Entries taken from a collection:
@@ -549,13 +562,25 @@
   const u16* dog = dO + bh_base(sdo, bh, H);
   const u16* krow = kg + (long)myk * C;
   const u16* vrow = vg + (long)myk * sv.r;
+  if constexpr (VF_LDS) {
+#pragma unroll
+    for (int ch = 0; ch < NCH; ++ch)
+      ldsVf[ch * 64] = *(const bf16x8_t*)(vrow + 16 * ch + 8 * (lane >> 5));
+  }
 
   constexpr bool KF_RES = !(DROP && C == 128);
-  bf16x8_t kf[KF_RES ? NCH : 1];
+  constexpr int NKL = KF_RES ? attn_dkv_kf_lds<C, NW> : 0;
+  constexpr int NKR = KF_RES ? NCH - NKL : 0;
+  bf16x8_t kf[NKR ? NKR : 1];
+  bf16x8_t* ldsKf = (bf16x8_t*)(ldsDelta + 64) + (VF_LDS ? NW * (NCH * 64) : 0) +
+                    w * (NKL * 64) + lane;
   if (KF_RES) {
 #pragma unroll
-    for (int ch = 0; ch < NCH; ++ch)
-      kf[ch] = *(const bf16x8_t*)(krow + 16 * ch + 8 * (lane >> 5));
+    for (int ch = 0; ch < NCH; ++ch) {
+      const bf16x8_t f = *(const bf16x8_t*)(krow + 16 * ch + 8 * (lane >> 5));
+      if (ch < NKR) kf[ch < NKR ? ch : 0] = f;
+      else ldsKf[(ch - NKR) * 64] = f;
+    }
   }
 
   f32x16 dvacc[NCB], dkacc[NCB];
@@ -569,9 +594,9 @@
     const long qbase = (long)qt * 32;
     u16* bq = base + buf * TILE;
     stage_rm<C, NW * 64>(qg + qbase * C, bq);
-    stage_tr<C, NW * 64>(qg + qbase * C, bq + 32 * C);
+    stage_tr<C, NW * 64, true>(qg + qbase * C, bq + 32 * C);
     stage_rm<C, NW * 64>(dog + qbase * sdo.r, bq + 2 * 32 * C, sdo.r);
-    stage_tr<C, NW * 64>(dog + qbase * sdo.r, bq + 3 * 32 * C, sdo.r);
+    stage_tr<C, NW * 64, true>(dog + qbase * sdo.r, bq + 3 * 32 * C, sdo.r);
     if (threadIdx.x < 32) {
       ldsLse[buf * 32 + threadIdx.x] = lse[bh * T + qbase + threadIdx.x];
       ldsDelta[buf * 32 + threadIdx.x] = delta[bh * T + qbase + threadIdx.x];
@@ -580,7 +605,8 @@
 
   stage_set(qt0, 0);
   __syncthreads();
-  TrStage<C, NW * 64> qst, dost;
+  __builtin_amdgcn_s_waitcnt(0);
+  TrStage<C, NW * 64, true> qst, dost;
   float lse_r = 0.f, del_r = 0.f;
   for (int qt = qt0; qt < nqt; ++qt) {
     const int buf = (qt - qt0) & 1;
@@ -590,8 +616,10 @@
       qst.load(qg + nb * C);
       dost.load(dog + nb * sdo.r, sdo.r);
       if (threadIdx.x < 32) {
-        lse_r = lse[bh * T + nb + threadIdx.x];
-        del_r = delta[bh * T + nb + threadIdx.x];
+        unsigned off = 4u * threadIdx.x;
+        asm volatile("" : "+v"(off));
+        lse_r = *(const float*)((const char*)(lse + bh * T + nb) + off);
+        del_r = *(const float*)((const char*)(delta + bh * T + nb) + off);
       }
     }
     const int qbase = qt * 32;
@@ -615,25 +643,25 @@
 #pragma unroll
       for (int ch = 0; ch < NCH; ++ch) {
         bf16x8_t a = read_rm_frag<C>(ldsQ, lane & 31, 16 * ch * 2 + 16 * (lane >> 5));
-        bf16x8_t kfr = KF_RES ? kf[ch]
-            : *(const bf16x8_t*)(krow + 16 * ch + 8 * (lane >> 5));
+        bf16x8_t kfr;
+        if constexpr (!KF_RES) kfr = *(const bf16x8_t*)(krow + 16 * ch + 8 * (lane >> 5));
+        else if (ch < NKR) kfr = kf[ch < NKR ? ch : 0];
+        else kfr = ldsKf[(ch - NKR) * 64];
         s = mfma_32x32x16_bf16(a, kfr, s);
       }
       float p[16];
 #pragma unroll
-      for (int r = 0; r < 16; ++r) {
-        const int qrow = qbase + mfma_d_row(lane, r);
-        p[r] = (myk > qrow) ? 0.f
-             : __expf(s[r] * scale - lseb[mfma_d_row(lane, r)]);
-      }
-      bf16x8_t pf0, pf1;
-      if constexpr (DROP) {
-        pf0 = dlayout_to_afrag_keep(p, keep);
-        pf1 = dlayout_to_afrag_keep(p + 8, keep >> 8);
-      } else {
-        pf0 = dlayout_to_afrag(p);
-        pf1 = dlayout_to_afrag(p + 8);
-      }
+      for (int g = 0; g < 4; ++g) {
+        const f32x4 l4 = *(const f32x4*)(lseb + 8 * g + 4 * (lane >> 5));
+#pragma unroll
+        for (int i = 0; i < 4; ++i) {
+          const int r = 4 * g + i;
+          const int qrow = qbase + mfma_d_row(lane, r);
+          p[r] = (myk > qrow) ? 0.f : __expf(s[r] * scale - l4[i]);
+        }
+      }
+      const bf16x8_t pf0 = dlayout_pack(p, DROP ? keep : 0xffu);
+      const bf16x8_t pf1 = dlayout_pack(p + 8, DROP ? keep >> 8 : 0xffu);
 #pragma unroll
       for (int cb = 0; cb < NCB; ++cb) {
         bf16x8_t b0 = read_tr_frag(ldsDOt, 32 * cb + (lane & 31), 16 * (lane >> 5));
@@ -645,18 +673,25 @@
 #pragma unroll
       for (int ch = 0; ch < NCH; ++ch) {
         bf16x8_t a = read_rm_frag<C>(ldsDO, lane & 31, 16 * ch * 2 + 16 * (lane >> 5));
-        bf16x8_t vf = *(const bf16x8_t*)(vrow + 16 * ch + 8 * (lane >> 5));
+        bf16x8_t vf;
+        if constexpr (VF_LDS) vf = ldsVf[ch * 64];
+        else vf = *(const bf16x8_t*)(vrow + 16 * ch + 8 * (lane >> 5));
         dp = mfma_32x32x16_bf16(a, vf, dp);
       }
       float ds[16];
 #pragma unroll
-      for (int r = 0; r < 16; ++r) {
-        float dpr = dp[r];
-        if constexpr (DROP) dpr = ((keep >> r) & 1u) ? dpr * inv_keep : 0.f;
-        ds[r] = p[r] * (dpr - deltab[mfma_d_row(lane, r)]) * scale;
-      }
-      bf16x8_t df0 = dlayout_to_afrag(ds);
-      bf16x8_t df1 = dlayout_to_afrag(ds + 8);
+      for (int g = 0; g < 4; ++g) {
+        const f32x4 d4 = *(const f32x4*)(deltab + 8 * g + 4 * (lane >> 5));
+#pragma unroll
+        for (int i = 0; i < 4; ++i) {
+          const int r = 4 * g + i;
+          float dpr = dp[r];
+          if constexpr (DROP) dpr = ((keep >> r) & 1u) ? dpr * inv_keep : 0.f;
+          ds[r] = p[r] * (dpr - d4[i]) * scale;
+        }
+      }
+      const bf16x8_t df0 = dlayout_pack(ds);
+      const bf16x8_t df1 = dlayout_pack(ds + 8);
 #pragma unroll
       for (int cb = 0; cb < NCB; ++cb) {
         bf16x8_t b0 = read_tr_frag(ldsQt, 32 * cb + (lane & 31), 16 * (lane >> 5));
@@ -742,7 +777,7 @@
 
   extern __shared__ __attribute__((aligned(16))) char smem[];
   u16* base = (u16*)smem;
-  u16* ldsDS = base + 2 * TILE;
+  bf16x8_t* ldsDOf = (bf16x8_t*)(base + 2 * TILE) + w * (SPW * NCH * 64) + lane;
 
   const u16* qg = q + (bh * T) * C;
   const u16* kg = k + (bh * T) * C;
@@ -762,6 +797,10 @@
       for (int ch = 0; ch < NCH; ++ch)
         qf[ch] = *(const bf16x8_t*)(qrow + 16 * ch + 8 * (lane >> 5));
     }
+    const u16* dorow = dog + myq * sdo.r;
+#pragma unroll
+    for (int ch = 0; ch < NCH; ++ch)
+      ldsDOf[(sp * NCH + ch) * 64] = *(const bf16x8_t*)(dorow + 16 * ch + 8 * (lane >> 5));
     mylse[sp] = lse[bh * T + myq];
     mydelta[sp] = delta[bh * T + myq];
 #pragma unroll
@@ -774,11 +813,12 @@
     u16* bk = base + buf * TILE;
     stage_rm<C, NW * 64>(kg + k0 * C, bk);
     stage_rm<C, NW * 64>(vg + k0 * sv.r, bk + 32 * C, sv.r);
-    stage_tr<C, NW * 64>(kg + k0 * C, bk + 2 * 32 * C);
+    stage_tr<C, NW * 64, true>(kg + k0 * C, bk + 2 * 32 * C);
   };
   stage_set(0, 0);
   __syncthreads();
-  TrStage<C, NW * 64> kst;
+  __builtin_amdgcn_s_waitcnt(0);
+  TrStage<C, NW * 64, true> kst;
   RmStage<C, NW * 64> vst;
   for (int kt = 0; kt < nkt; ++kt) {
     const int buf = kt & 1;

## DIRECTIONS
For the lines above, output exactly those from the line containing "const f32x4 l4" through the line containing "ldsVf[ch * 64];", and skip the others.

## PROBLEM SOLUTION
+        const f32x4 l4 = *(const f32x4*)(lseb + 8 * g + 4 * (lane >> 5));
+#pragma unroll
+        for (int i = 0; i < 4; ++i) {
+          const int r = 4 * g + i;
+          const int qrow = qbase + mfma_d_row(lane, r);
+          p[r] = (myk > qrow) ? 0.f : __expf(s[r] * scale - l4[i]);
+        }
+      }
+      const bf16x8_t pf0 = dlayout_pack(p, DROP ? keep : 0xffu);
+      const bf16x8_t pf1 = dlayout_pack(p + 8, DROP ? keep >> 8 : 0xffu);
 #pragma unroll
       for (int cb = 0; cb < NCB; ++cb) {
         bf16x8_t b0 = read_tr_frag(ldsDOt, 32 * cb + (lane & 31), 16 * (lane >> 5));
@@ -645,18 +673,25 @@
 #pragma unroll
       for (int ch = 0; ch < NCH; ++ch) {
         bf16x8_t a = read_rm_frag<C>(ldsDO, lane & 31, 16 * ch * 2 + 16 * (lane >> 5));
-        bf16x8_t vf = *(const bf16x8_t*)(vrow + 16 * ch + 8 * (lane >> 5));
+        bf16x8_t vf;
+        if constexpr (VF_LDS) vf = ldsVf[ch * 64];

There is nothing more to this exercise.